Saved entries:

__device__ inline void plan_chain(const ggp_mcmc_args& a, const Plan& pl, int t, int c)
{
    const int P = a.d * a.pu + 2 * a.pu + 1;
    const double* th = a.theta + (size_t)c * P;
    const double* step = a.step + (size_t)t * a.step_stride_t + (size_t)c * a.step_stride_c;
    long long pos = a.upos ? a.upos[c] : 0;
    const double* us = a.uniforms ? a.uniforms + (size_t)c * a.n_uniform : nullptr;
    for (int s = 0; s < P; ++s) {
        const size_t o = (size_t)c * P + s;
        double cand, lac = 0.0, lu = 0.0;
        int valid;
        if (a.fixed[s] == 2) {
            pl.cand[o] = th[s]; pl.lacorr[o] = 0.0; pl.logu[o] = 0.0; pl.valid[o] = 0;
            continue;
        }
        if (a.replay) {
            const size_t ro = ((size_t)t * a.n_chains + c) * P + s;
            cand = a.r_cand[ro];
            lac = a.r_logacorr[ro];
            lu = a.r_logu[ro];
            valid = a.r_valid[ro] && !a.fixed[s];
        } else {
            const double x = th[s];
            const double st = step[s];
            const double u = us[pos++];
            double acorr = 1.0;
            int kind = a.prop_kind[s];
            if (kind == PROP_PROPMH && !a.do_propMH) kind = PROP_UNIFORM;
            if (kind == PROP_UNIFORM) {
                cand = __dadd_rn(x, __dmul_rn(st, __dadd_rn(-0.5, u)));
            } else if (kind == PROP_BETARHO) {
                const double rho = __dadd_rn(exp(-x / 4.0), __dmul_rn(st, __dadd_rn(-0.5, u)));
                cand = (rho <= 0.0) ? INFINITY : -4.0 * log(rho);
            } else {
                const double w = fmax(1.0, x / 3.0);
                cand = __dadd_rn(x, __dmul_rn(w, __dadd_rn(-1.0, __dmul_rn(2.0, u))));
                const double w1 = fmax(1.0, cand / 3.0);
                acorr = (x > cand + w1) ? 0.0 : w / w1;
            }
            valid = !a.fixed[s] && (acorr > 0.0) && (cand >= a.lo[s]) && (cand <= a.hi[s]);
            if (valid) {
                lu = log(us[pos++]);
                lac = log(acorr);
            }
        }
        pl.cand[o] = cand;
        pl.lacorr[o] = lac;
        pl.logu[o] = lu;
        pl.valid[o] = valid;
    }
    if (a.upos) a.upos[c] = pos;
}

__global__ void plan_kernel(ggp_mcmc_args a, Plan pl, int t)
{
    const int c = blockIdx.x * blockDim.x + threadIdx.x;
    if (c < a.n_chains) plan_chain(a, pl, t, c);
}

__device__ __forceinline__ const double* chain_w(const ggp_mcmc_args& a, int c, int j)
{
    return a.W + ((size_t)(a.per_chain_data ? c : 0) * a.pu + j) * a.m;
}
__device__ __forceinline__ double chain_lamsim(const ggp_mcmc_args& a, int c, int j)
{
    return a.lamsim[(size_t)(a.per_chain_data ? c : 0) * a.pu + j];
}
__device__ __forceinline__ size_t chain_prior_off(const ggp_mcmc_args& a, int c)
{
    return a.per_chain_data ? (size_t)c * ((size_t)a.d * a.pu + 2 * a.pu + 1) : 0;
}

__device__ inline void gather_block_params(const ggp_mcmc_args& a, const double* th, int c, int j, int site, double cand,
                                           double* beta_sm, double& lamz, double& diag_add)
{
    const int d = a.d, pu = a.pu, P = d * pu + 2 * pu + 1;
    if (threadIdx.x < d) {
        const int s = j * d + threadIdx.x;
        beta_sm[threadIdx.x] = (s == site) ? cand : th[s];
    }
    const int sz = d * pu + j, ss = d * pu + pu + j, so = P - 1;
    lamz = (sz == site) ? cand : th[sz];
    const double lamws = (ss == site) ? cand : th[ss];
    const double lamwos = (so == site) ? cand : th[so];
    diag_add = 1.0 / (chain_lamsim(a, c, j) * lamwos) + 1.0 / lamws;
}

#ifndef GGP_EVAL_INLINE
#define GGP_EVAL_INLINE 0
#endif
#if GGP_EVAL_INLINE
#define GGP_EVAL_ATTR __forceinline__
#else
#define GGP_EVAL_ATTR __noinline__
#endif
static __device__ GGP_EVAL_ATTR double eval_la_call(unsigned char* smem_raw, const double* __restrict__ X, int m, int Mp, int d,
                                                    const double* beta, double lamz, double diag_add,
                                                    const double* __restrict__ w, double* __restrict__ Lp, int rot)
{
    LaSmem sm = carve_la_smem(smem_raw, Mp, d);
    return eval_block_loglik_la(sm, X, m, Mp, d, beta, lamz, diag_add, w, Lp, nullptr, nullptr, rot);
}

template <bool CL, bool LA, int RA>
static __device__ __forceinline__ double eval_dispatch(unsigned char* smem_raw, const double* __restrict__ X, int m, int Mp, int d,
                                                       const double* beta, double lamz, double diag_add,
                                                       const double* __restrict__ w, double* __restrict__ Lp, int rot = 0)
{
    if constexpr (LA) {
        return eval_la_call(smem_raw, X, m, Mp, d, beta, lamz, diag_add, w, Lp, rot);
    } else {
        EvalSmem sm = carve_eval_smem(smem_raw, Mp, d);
        return eval_block_loglik<CL, RA>(sm, X, m, Mp, d, beta, lamz, diag_add, w, Lp, nullptr, nullptr);
    }
}

__device__ inline void finalize_chain(const ggp_mcmc_args& a, const Plan& pl, const double* __restrict__ sig_cand, int t, int c)
{
    const int d = a.d, pu = a.pu, P = d * pu + 2 * pu + 1;
    double* th = a.theta + (size_t)c * P;
    double* sig = a.sigwl + (size_t)c * pu;
    const int s = P - 1;
    const size_t o = (size_t)c * P + s;
    int acc = 0;
    if (pl.valid[o]) {
        double sn = 0.0, so = 0.0;
        for (int j = 0; j < pu; ++j) {
            sn += sig_cand[(size_t)c * pu + j];
            so += sig[j];
        }
        const double cand = pl.cand[o];
        const size_t po = chain_prior_off(a, c) + s;
        const double dprior = elem_log_prior(a.prior_kind[s], a.prior_a[po], a.prior_b[po], cand) -
                              elem_log_prior(a.prior_kind[s], a.prior_a[po], a.prior_b[po], th[s]);
        acc = pl.logu[o] < ((sn - so) + dprior) + pl.lacorr[o];
        if (acc) {
            th[s] = cand;
            for (int j = 0; j < pu; ++j) sig[j] = sig_cand[(size_t)c * pu + j];
        }
    }
    if (a.accepted) a.accepted[((size_t)t * a.n_chains + c) * P + s] = (unsigned char)acc;
    if (a.lp_draws) {
        double ll = 0.0;
        for (int j = 0; j < pu; ++j) ll += sig[j];
        double lpr = 0.0;
        const int bounds[5] = {0, d * pu, d * pu + pu, d * pu + 2 * pu, P};
        for (int blk = 0; blk < 4; ++blk) {
            if (a.fixed[bounds[blk]] == 2) continue;
            double sblk = 0.0;
            for (int e = bounds[blk]; e < bounds[blk + 1]; ++e)
                sblk += elem_log_prior(a.prior_kind[e], a.prior_a[chain_prior_off(a, c) + e], a.prior_b[chain_prior_off(a, c) + e], th[e]);
            lpr += sblk;
        }
        a.lp_draws[(size_t)t * a.n_chains + c] = ll + lpr;
    }
    if (a.draws) {
        double* dr = a.draws + ((size_t)t * a.n_chains + c) * P;
        for (int e = 0; e < P; ++e) dr[e] = th[e];
    }
}

template <bool CL, bool LA = false, int RA = GGP_RA>
__global__ void __launch_bounds__(NT, CL ? GGP_CL_CTAS_PER_SM : GGP_CTAS_PER_SM)
sweep_kernel(ggp_mcmc_args a, Plan pl, double* __restrict__ Lws, long long l_stride, double* __restrict__ sig_cand,
             unsigned* __restrict__ arrive, int t)
{
    extern __shared__ __align__(16) unsigned char smem_raw[];
    const int Mp = round_up32(a.m);
    __shared__ double beta_sm[64];
    const int j = a.pc_begin + (CL ? blockIdx.x / cluster_nctarank() : blockIdx.x), c = blockIdx.y;
    const bool lead = (threadIdx.x == 0) && (!CL || cluster_ctarank() == 0);
    const int d = a.d, pu = a.pu, P = d * pu + 2 * pu + 1;
    double* th = a.theta + (size_t)c * P;
    double* sig = a.sigwl + (size_t)c * pu;
    double* Lp = Lws + ((size_t)c * pu + j) * l_stride;
    const double* wj = chain_w(a, c, j);
    unsigned char* accd = a.accepted ? a.accepted + ((size_t)t * a.n_chains + c) * P : nullptr;
    const int rot = LA ? cta_role_rotation() : 0;
    const bool shard = a.pc_count > 0;
    double* xrow = shard ? a.xchg + ((size_t)j * a.n_chains + c) * (2 * d + 6) : nullptr;
    if (shard && lead) {
        xrow[d + 3] = sig[j];
        for (int e = 0; e < d + 2; ++e) xrow[d + 4 + e] = 0.0;
    }

    for (int sl = 0; sl < d + 3; ++sl) {
        const bool wos = (sl == d + 2);
        const int s = wos ? P - 1 : ((sl < d) ? j * d + sl : (sl == d ? d * pu + j : d * pu + pu + j));
        const size_t o = (size_t)c * P + s;
        const int valid = pl.valid[o];
        if (!valid) {
            if (lead && accd && !wos) accd[s] = 0;
            continue;
        }
        const double cand = pl.cand[o];
        double lamz, diag_add;
        __syncthreads();
        gather_block_params(a, th, c, j, s, cand, beta_sm, lamz, diag_add);
        __syncthreads();
        const double ll_new = eval_dispatch<CL, LA, RA>(smem_raw, a.X, a.m, Mp, d, beta_sm, lamz, diag_add, wj, Lp, rot);
        if (lead) {
            if (a.eval_count) atomicAdd(a.eval_count + (wos ? 1 : 0), 1ULL);
            if (wos) {
                sig_cand[(size_t)c * pu + j] = ll_new;
            } else {
                const double ll_old = sig[j];
                const double xold = th[s];
                const size_t po = chain_prior_off(a, c) + s;
                const double dprior = elem_log_prior(a.prior_kind[s], a.prior_a[po], a.prior_b[po], cand) -
                                      elem_log_prior(a.prior_kind[s], a.prior_a[po], a.prior_b[po], xold);
                const bool acc = pl.logu[o] < ((ll_new - ll_old) + dprior) + pl.lacorr[o];
                if (acc) {
                    th[s] = cand;
                    sig[j] = ll_new;
                }
                if (accd) accd[s] = acc ? 1 : 0;
                if (shard) xrow[d + 4 + sl] = acc ? 1.0 : 0.0;
            }
        }
        if (CL) cluster_sync_all();
        else __syncthreads();
    }
    if (lead && shard) {
        for (int e = 0; e < d; ++e) xrow[e] = th[j * d + e];
        xrow[d] = th[d * pu + j];
        xrow[d + 1] = th[d * pu + pu + j];
        xrow[d + 2] = sig[j];
        if (pl.valid[(size_t)c * P + (P - 1)]) xrow[d + 3] = sig_cand[(size_t)c * pu + j];
    } else if (lead) {
        __threadfence();
        const unsigned prev = atomicAdd(&arrive[c], 1u);
        if (prev == (unsigned)pu - 1u) {
            arrive[c] = 0u;
            __threadfence();
            finalize_chain(a, pl, sig_cand, t, c);
            if (t + 1 < a.n_steps) plan_chain(a, pl, t + 1, c);
        }
    }
}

▶ [TASK STATEMENT]:
The required output is the set of lines from the first line of the data through the line that contains "const double x = th[s];", transcribed exactly.

▶ [YOUR RESPONSE]:
__device__ inline void plan_chain(const ggp_mcmc_args& a, const Plan& pl, int t, int c)
{
    const int P = a.d * a.pu + 2 * a.pu + 1;
    const double* th = a.theta + (size_t)c * P;
    const double* step = a.step + (size_t)t * a.step_stride_t + (size_t)c * a.step_stride_c;
    long long pos = a.upos ? a.upos[c] : 0;
    const double* us = a.uniforms ? a.uniforms + (size_t)c * a.n_uniform : nullptr;
    for (int s = 0; s < P; ++s) {
        const size_t o = (size_t)c * P + s;
        double cand, lac = 0.0, lu = 0.0;
        int valid;
        if (a.fixed[s] == 2) {
            pl.cand[o] = th[s]; pl.lacorr[o] = 0.0; pl.logu[o] = 0.0; pl.valid[o] = 0;
            continue;
        }
        if (a.replay) {
            const size_t ro = ((size_t)t * a.n_chains + c) * P + s;
            cand = a.r_cand[ro];
            lac = a.r_logacorr[ro];
            lu = a.r_logu[ro];
            valid = a.r_valid[ro] && !a.fixed[s];
        } else {
            const double x = th[s];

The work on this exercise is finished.